Only limited testing was required for the homepage mainly due to its simplicity, but testing of the search input revealed that certain courses didn't show up in the results and the search settings were tweaked as a result.

I kept track of the development state of the different features by using a kanban board in Notion, and repeated phase 1-4 in developing the remaining features.

Reception and feedback

The goal of optal.dk was to provide a quick historical overview of admission figures, but I never thought about how many people are interested in these figures or set a goal for the number of visitors I would like each month or year. Regardless, I knew at least one person would be interested in the website so I focused on SEO to promote optal.dk and posting on a little on forums. As of mid 2025, optal.dk gets ~100 visitors a month except in July and August when new figures are released and the number of visitors jumps to ~2000 and ~500 respectively. As far as I can see, it's also one of top search results on Google in Denmark if you search for "optal".

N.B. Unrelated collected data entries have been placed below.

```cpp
#define DISPATCH_T(dtype, ...)                                                   \
    switch (dtype) {                                                             \
        case MHLA_F32: { using ET = float; __VA_ARGS__; break; }                  \
        case MHLA_BF16: { using ET = bf16_t; __VA_ARGS__; break; }                \
        case MHLA_F16: { using ET = f16_t; __VA_ARGS__; break; }                  \
        default: return fail(MHLA_EINVAL, "unknown dtype %d", dtype);            \
    }
#define DISPATCH_DT(dt, ...)                                                     \
    switch (dt) {                                                                \
        case 2: { constexpr int DT = 2; __VA_ARGS__; break; }                    \
        case 4: { constexpr int DT = 4; __VA_ARGS__; break; }                    \
        case 5: { constexpr int DT = 5; __VA_ARGS__; break; }                    \
        case 6: { constexpr int DT = 6; __VA_ARGS__; break; }                    \
        case 8: { constexpr int DT = 8; __VA_ARGS__; break; }                    \
        default: return fail(MHLA_ENOTSUP, "head dim tile %d not supported", dt);\
    }

struct BmWs {
    float *kv, *g, *z, *ksum, *ninv, *dg, *dkv, *dn, *dz, *dks, *dwp;
    unsigned short* olo;
    size_t total_fwd, total_bwd;
    long es;
    int fmt;
};
inline long bm_row_elems(int D, int fmt, bool padded) {
    const long E = (long)D * D;
    switch (fmt) {
// ... 216 lines not shown
```

mhla_amd/csrc/split.hpp:

```cpp
#pragma once
#include <type_traits>

#include "blockmix.hpp"
#include "fused.hpp"

namespace mhla {
namespace sp {

using fast::bf16x8;
using fast::mfma_bf16;
using fast::tr_read8;
using fast::s16x4;
using fast::s16x8;
using fast::u16;

__device__ __forceinline__ bf16x8 row_read8(const u16* tile, int ld, int c0, int k0, int lane) {
    return *reinterpret_cast<const bf16x8*>(tile + (c0 + (lane & 15)) * ld + k0 + (lane >> 4) * 8);
}

template <typename T>
__device__ __forceinline__ void ld8(const T* p, f32x4& a, f32x4& b) {
    a = Io<T>::ld4(p);
    b = Io<T>::ld4(p + 4);
}
// ... 197 lines not shown
#pragma unroll
    for (int u = 0; u < PASSES; ++u) {
        const int r = min(r0 + RPP * u, D - 1), c = min(cg, D - 8);
        x16[u] = gld<uint4>(rowp + 2 * (r * D + c));
    }
#pragma unroll
    for (int u = 0; u < PASSES; ++u) {
        const int r = r0 + RPP * u;
        if (r < KP && cg < KP) *reinterpret_cast<uint4*>(G + mat_row<mat_new<DT>()>(r) * LD + cg) = (r < D && cg < D) ? x16[u] : make_uint4(0, 0, 0, 0);
    }
    return hm;
}

template <int DT, int NT>
struct MatStage {
    static constexpr int PASSES = (Geo<DT>::KST * 32 + NT / Geo<DT>::CGS - 1) / (NT / Geo<DT>::CGS);
    uint4 x16[PASSES];
    uint2 xl[PASSES];
};
template <int DT, int NT>
__device__ __forceinline__ void stage_mat_issue(MatStage<DT, NT>& g, const float* __restrict__ base, long elem_off, int D, int tid, bool real = true) {
    constexpr int CGS = Geo<DT>::CGS, RPP = NT / CGS;
    const int r0 = tid / CGS, cg = (tid % CGS) * 8;
    const char* rowp = reinterpret_cast<const char*>(base + elem_off);
#pragma unroll
    for (int u = 0; u < MatStage<DT, NT>::PASSES; ++u) {
        const int r = min(r0 + RPP * u, D - 1), c = min(cg, D - 8), e = real ? r * D + c : 0;
        g.x16[u] = gld<uint4>(rowp + 2 * e);
        g.xl[u] = gld<uint2>(rowp + 2 * D * D + e);
    }
}
template <int DT, int NT>
__device__ __forceinline__ void stage_mat_commit(u16* __restrict__ Gh, u16* __restrict__ Gl, const MatStage<DT, NT>& g, int D, int tid) {
    constexpr int LD = mat_ld<DT>(), CGS = Geo<DT>::CGS, RPP = NT / CGS, KP = Geo<DT>::KST * 32;
    const int r0 = tid / CGS, cg = (tid % CGS) * 8;
#pragma unroll
    for (int u = 0; u < MatStage<DT, NT>::PASSES; ++u) {
        const int r = r0 + RPP * u, off = mat_row<mat_new<DT>()>(r) * LD + cg;
        const bool in = r < D && cg < D;
        const uint4 hi = in ? g.x16[u] : make_uint4(0, 0, 0, 0);
        const uint2 lo = in ? g.xl[u] : make_uint2(0, 0);
        if (r < KP && cg < KP) {
            *reinterpret_cast<uint4*>(Gh + off) = hi;
            *reinterpret_cast<uint4*>(Gl + off) = p24_lo8(hi, lo);
        }
    }
}

template <int DT>
__host__ __device__ constexpr int sp_state_smem() {
    static_assert(Geo<DT>::RPP * Geo<DT>::DW * 4 <= 4 * 32 * Geo<DT>::LD * 2, "column-sum partials must fit in the tiles");
    return 4 * 32 * Geo<DT>::LD * 2 + Geo<DT>::DW * 4;
}

template <int DT, bool ONEP = false> __host__ __device__ constexpr int sp_state_rd_smem() {
    return 4 * 32 * (ONEP ? Geo<DT>::LD : Geo<DT>::LDR) * 2 + Geo<DT>::DW * 4 + (ONEP ? 1 : 2) * Geo<DT>::KST * 32 * mat_ld<DT>() * 2 + 2 * 32 * 4;
}
template <typename T, int DT, int FMT>
__host__ __device__ constexpr bool sp_payrd() { return sp_payop<T, DT, FMT>() && std::is_same<T, bf16_t>::value; }
static_assert(!SP_PAYLOAD_OPERANDS || 5 * sp_state_rd_smem<4, true>() <= 160 * 1024, "five k_sp_state<1> (row dots from G) workgroups per CU at D = 64");
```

In general, optal.dk was well-received and people seemed to like it (judging by comments on Reddit). I also got some constructive feedback that I used that in the development process. For example, admission data related to age and education were displayed as "stacked bar charts" but after feedback from users I added a pie chart instead as the default view. You can compare the difference between these two by navigating to any course (for example "Biomedicin"), selecting "Age" as the category, and then switching between the "Donut" and "Bar" display types. The "Donut" chart is significantly more user friendly in my opinion despite the fact that it only displays data for one year at a time.

I'm not planning on expanding the website with anymore larger features, especially since they might take away from its simplicity which I believe is one of its strenghts. I'll continue to maintain it and update it with fresh admission figures each year, however.